Parmi les figures marquantes du Festival international de jazz de Montréal où il s'est produit à maintes reprises, le contrebassiste Charlie Haden est mort vendredi, au terme d'une longue maladie. Il avait 76 ans. La triste nouvelle est venue par son étiquette de disques ECM, reprise entre autres par les magazines Jazz Times et Variety, le quotidien USA Today et le réseau NPR.

Enfant d'une famille d'artistes de style country & western (The Haden Family avait son émission nationale à la radio), le musicien originaire de l'Iowa avait décidé de faire sa vie dans le jazz après avoir entendu Charlie Parker. On peut comprendre le choc.

Installé à Los Angeles au milieu des années 50, il s'était inscrit au Westlake College of Modern Music, ce qui le mena à jouer auprès de musiciens de jazz tel le pianiste Hampton Hawes, les saxophonistes Art Pepper et Dexter Gordon. Il se fit connaître également en tant que sideman du pianiste montréalais Paul Bley, mais surtout au sein du quartette mené par le saxophoniste Ornette Coleman, avec le batteur Billy Higgins (remplacé ensuite par Ed Blackwell) et le trompettiste/cornettiste Don Cherry. Fin des années 50, il était de cette aventure free jazz mise de l'avant par Ornette et participait à certains de ses enregistrements historiques: The Shape of Jazz To Come, Change of the Century, This Is Our Music, Free Jazz...

Fin des années 60, ses convictions progressistes le menèrent à fonder le Liberation Music Orchestra avec des musiciens hautement créatifs, dont l'organiste, claviériste et arrangeur Carla Bley - en juillet 1989, cet ensemble reconstitué avait donné un des plus beaux concerts jamais présentés au FIJM. Charlie Haden était alors le premier musicien en résidence de la prestigieuse série Invitation du festival montréalais.

Le contrebassiste a fait partie du superbe «quartette américain» de Keith Jarrett,  aux côtés du saxophoniste Dewey Redman (le défunt père de Joshua) et du regretté batteur Paul Motian. Après avoir passé un moment sur la Côte Est, il repartit s'installer en Californie pour fonder le Quartet West avec le saxophoniste Ernie Watts, le pianiste Alan Broadbent et feu le batteur Larance Marable. Cet ensemble fut son véhicule principal jusqu'à une période récente.

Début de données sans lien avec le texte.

int scan_impl(spm_ctx *ctx, const spm_text *text, uint64_t begin, uint64_t end, const spm_patterns *patterns,
              const spm_scan_opts *opts_in, const void *state_in, void *state_out, const uint64_t *seg_offsets,
              uint64_t n_segments, spm_hits **out, const uint64_t *d_seg_offsets, const uint32_t *d_seg_owned,
              const std::function<int(spm_hits *)> *after_launch)
{
    if (!ctx || !text || !patterns || !out || begin > end || end > text->n) {
        SPM_SET_ERR(ctx, "spm_hip_scan: invalid argument");
        return SPM_E_INVALID;
    }
    if (patterns->sigma != text->sigma) {
        SPM_SET_ERR(ctx, "spm_hip_scan: text sigma %u != pattern sigma %u", text->sigma, patterns->sigma);
        return SPM_E_INVALID;
    }
    spm_scan_opts opts{};
    if (opts_in)
        opts = *opts_in;
    const auto t_call = clk::now();
    SPM_HIP_CHECK(ctx, hipSetDevice(ctx->device));

    std::unique_ptr<spm_hits, void (*)(spm_hits *)> H(new spm_hits, spm_hip_hits_destroy);
    H->ctx = ctx;
    H->cap = opts.max_hits ? opts.max_hits : (1ull << 20);
    SPM_TRY(acquire_hits(ctx, H.get()));
    H->al_text = text;
    H->al_patterns = patterns;
    H->al_lo = opts.left_context ? 0 : begin;
    H->al_pos_offset = opts.pos_offset;
    H->al_stateful = state_in != nullptr;
    H->al_device_segs = d_seg_offsets != nullptr && seg_offsets == nullptr;
    if (seg_offsets)
        H->al_segs.assign(seg_offsets, seg_offsets + n_segments + 1);

    const bool has_state = state_in != nullptr, stateful = has_state || state_out != nullptr;
    const bool segmented = seg_offsets || d_seg_offsets;
    const uint64_t state_prefix = has_state && patterns->max_window > 0 ? patterns->max_window - 1 : 0;
    bool use_filter = false;
    SPM_TRY(choose_engine(ctx, patterns, opts, end - begin, stateful, segmented, state_prefix, use_filter));
    const bool chunk = use_filter && has_state;
    const scan_args A{ctx, text, chunk ? begin + state_prefix : begin, end, chunk || !opts.left_context ? begin : 0, patterns, opts,
                      H.get(), scan_tuning::from_env(), seg_offsets, n_segments, d_seg_offsets, d_seg_owned};
    const uint64_t tail_len = 2ull * patterns->max_m + 4;
    const uint64_t tail_begin = std::max(has_state ? begin : A.ctx_begin, end > tail_len ? end - tail_len : 0);
    scan_call C{A, ctx, patterns, H.get(), begin, end, state_in, state_out, has_state, stateful, segmented, state_prefix, tail_begin,
                after_launch};
    C.S.segs = seg_offsets;

    SPM_HIP_CHECK(ctx, hipEventRecord(H->ev[0], ctx->stream));
    H->timed = true;
    const bool past_prefix_hits = patterns->algo == SPM_ALGO_MYERS_PREFIX && !stateful &&
                                  begin - A.ctx_begin >= patterns->max_window;
    if (patterns->n == 0 || past_prefix_hits || (end == begin && (has_state || !state_out || A.ctx_begin == begin))) {
        SPM_TRY(C.finish_trivial());
        *out = H.release();
        return SPM_OK;
    }
    if (use_filter) {
        H->stats.engine_used = SPM_ENGINE_FILTER;
        bool deferred = false;
        SPM_TRY(C.filter_attempts(use_filter, deferred));
        if (deferred) {
            *out = H.release();
            return SPM_OK;
        }
    }
    if (use_filter && stateful)
        SPM_TRY(C.stateful_remainder());
    if (!use_filter)
        SPM_TRY(C.brute_engine());
    if (spm_trace_on())
        C.trace(t_call);
    *out = H.release();
    return SPM_OK;
}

Charlie Haden a remporté trois trophées Grammy, dont un dans la catégorie «best jazz instrumental performance», remporté de concert avec le guitariste Pat Metheny pour  Beyond the Missouri Sky, album culte s'il en est. En l'an 2000, le Festival International de jazz de Montréal lui avait décerné sa plus haute distinction, le Prix Miles-Davis.

Au crépuscule de sa longue et fructueuse carrière, cependant, il donnait alors l'impression d'être devenu un étrange musicien. Capricieux et hypocondriaque sur scène, systématiquement isolé de ses collègues dans une structure de plexiglas, afin de se protéger de fréquences qu'il jugeait néfastes. En 2009, le concert de son projet country et bluegrass Charlie Haden Family & Friends (avec son fils Josh et de ses filles Tanya, Petra et Rachel) n'avait pas été particulièrement réussi, ses fans présents s'en souviennent.

Mais ils se souviendront surtout d'un contrebassiste visionnaire qui fut parmi les équipées cruciales du jazz contemporain. Malgré une technique qui n'avait rien de mirobolante, la grande musicalité de Charlie Haden, son ouverture d'esprit, son magnétisme et sa direction esthétique l'ont rendu hautement attractif. Il n'y a pas lieu de s'étonner qu'il travaillât auprès des plus grands. Et qu'il fut parmi les plus grands.

Directeur artistique et cofondateur du FIJM, André Ménard parle d'un «homme fragile, sensible, parfois difficile».

«Son coeur énorme et triste embrassait large. La vie, son art, sa famille. Tout. Ses nombreuses convictions musicales et esthétiques l'ont fait cheminer avec passion du free au cool en passant par le jazz standard, le gospel, les hymnes de libération... et bien plus! Je garde de lui des souvenirs impérissables... L'appel d'adieu qu'il m'a fait il y a quelques semaines résonnera toujours en moi. Il a fait grandir l'amour de toute la musique chez des légions de mélomanes et nous laisse tous le coeur lourd. Paix à lui, paix à mon magnifique ami.»